26 August 2012

3. book that makes you laugh out loud


Once upon a time, I wished my Dad was Bill Cosby.

(Sorry, Dad. For what it's worth, I think you are at least as cool as Bill Cosby. And definitely better-looking.)

Then, I realized my father is Bill Cosby.

(At some point, we should talk about that whole sweater-vest thing.)

Several years after that, my boyfriend (who does a fairly decent Bill Cosby impression, although thankfully sans sweater vests) introduced me to a book written by Mr. Cosby, called "Cosbyology: Essays and Observations from the Doctor of Comedy."



In what was, for him, a remarkably poor judgement call, he decided to read to me from this book while we were driving home from school one day. Well, I was driving. But pretty soon I was laughing, so hard my face hurt, so hard, in fact, that I was gasping and crying actual tears and could not see at all and very nearly killed us.

(Sorry, Josh.)

It's a really good book. You should read it. But probably not while driving.

24 August 2012

and now, the hard part. (or, GAH YETIS ARE EVERYWHERE)


Hello, my lovely readers.
While I have not actually been ambushed and devoured by yetis cleverly disguised as snowdrifts (or rather, it being 86 degrees in Chicago today, city buses), it is certainly beginning to feel like it.

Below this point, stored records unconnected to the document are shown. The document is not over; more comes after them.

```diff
@@ -1496,7 +1534,7 @@
 #pragma unroll
       for (int j = 0; j < FINE_PER; j++) {
         const uint32_t i = base + j * 256 + tid;
-        f[j] = i < end ? tf[i] : 0xffffffffu;
+        f[j] = i < end ? fine_key<PACKED>(tv, tf, i) : 0xffffffffu;
       }
 #pragma unroll
       for (int j = 0; j < FINE_PER; j++)
@@ -1520,13 +1558,13 @@
 #pragma unroll
     for (int j = 0; j < FINE_PER; j++) {
       const uint32_t i = begin + j * 256 + tid;
-      f[j] = i < end ? tf[i] : 0xffffffffu;
+      f[j] = i < end ? fine_key<PACKED>(tv, tf, i) : 0xffffffffu;
     }
     for (uint32_t base = begin; base < end; base += FINE_CHUNK) {
 #pragma unroll
       for (int j = 0; j < FINE_PER; j++) {
         const uint32_t i = base + FINE_CHUNK + j * 256 + tid;
-        g[j] = i < end ? tf[i] : 0xffffffffu;
+        g[j] = i < end ? fine_key<PACKED>(tv, tf, i) : 0xffffffffu;
       }
       uint32_t* counter = base < my_begin ? before : hist;
 #pragma unroll
@@ -1577,10 +1615,11 @@
     for (int j = 0; j < FINE_PER; j++) {
       const uint32_t i = base + j * 256 + tid;
       const bool valid = i < my_end;
-      const uint32_t f = valid ? tf[i] : 0u;
+      const uint32_t w = PACKED && valid ? tv[i] : 0u;
+      const uint32_t f = !valid ? 0u : PACKED ? (w >> FINE_KEY_SHIFT) & 0xffu : tf[i];
       const uint32_t rank = skewed ? lds_count_rank(hist, f, valid) : (valid ? atomicAdd(&hist[f], 1u) : 0u);
       if (valid) {
-        v[j] = tv[i];
+        v[j] = PACKED ? w & ~FINE_KEY_MASK : tv[i];
         fr[j] = f | (rank << 8);
       } else {
         fr[j] = 0xffffffffu;
```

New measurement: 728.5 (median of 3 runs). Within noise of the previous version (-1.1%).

We all know that moving to a new place - and following your dreams, and being a grownup, and blah blah blah all those associated things - is hard. People who have done so tell you this all the time. It is a widely accepted fact in most of the circles I move in, including but not limited to theatre people, middle-class folk, recent college grads, and In-Denial Twelve-Year-Olds Anonymous.
What most of us don't realize until it is much, much too late, is that simply being told this is not doing diddly to prepare us for the reality. We think, "Okay, it's gonna be hard. That's okay! I will be strong! I will believe in myself! I am a Strong, Independent, More-Or-Less-Grown-Up Professional, and I can totally do this!"

Hold up there, tiger. Here are five real for real things that you had better be ready for.
You're welcome.

11 August 2012

2. least favorite book

This is a hard one. I’ve started a lot of dumb/boring/time-wasting books, but two in particular come immediately to mind, and I can’t decide which one I detested more. Both of them were things I had to read for school. Both have clueless, indecisive protagonists with bad attitudes. And they were both – to use my best, most thought-out literary academic language – incredibly lame.




Catcher in the Rye…do I even have to explain this? Cool cover art aside, Holden Caulfield is the proto-hipster (no offense to any hipsters in my audience, but seriously, this guy makes y'all look pretty bad). He doesn’t stand for anything. He doesn’t care about anything. He knows nothing about the world he lives in, and he drifts through it with a complete lack of motivation to do anything but take up space and smoke cigarettes. Just having to spend an entire book (albeit a fairly slim book) riding around in his head pissed me off so much, I had to go have a lie-down. I have a hard time putting up with useless, apathetic people. Especially when I have to write papers about them. 

10 August 2012

yeti-free for all of six days now...


Hello, friends!

I've been in Chicago for a little over a week, but it feels simultaneously like it's been barely a day or two and like it's been years. I'm really glad that I didn't know beforehand how exhausting this transition was going to be, because there's a pretty good chance I would have chickened out!

Anyway, first things first: I have an apartment now! I have one roommate, but there will be three of us by October. I moved myself and my two travelling suitcases in on Monday, and my absolutely fantastic boyfriend came up on Tuesday with the rest of my belongings from home.

Here's the photo evidence:

My room, and the air mattress that is my new best friend.

Note the Lookingglass theatre poster. They seem pretty awesome.
I want to see ALL their shows this season.

04 August 2012

onward and upward. please, God, don't let the yetis eat me.




HOLA, COMERADES.

That is not usually how I begin my blog posts, you are probably aware. Honestly, I stole that just now from Amanda F. Palmer, who writes the rawest most exciting Kickstarter Project Updates ever. (Other Kickstarter-ers: take note!)
I am sitting at someone else's kitchen table, in South Chicago, at 7:30 in the evening (which for me, since I have hardly slept since for the last two days, feels like 2 in the morning), and I thought I was tired until I read her post about what she's been up to.

(Oh, and that link is, if you scroll down far enough, quite NSFW.)

I stand corrected. I am far from really, truly tired. I am merely fortitudinally inconvenienced, that's all.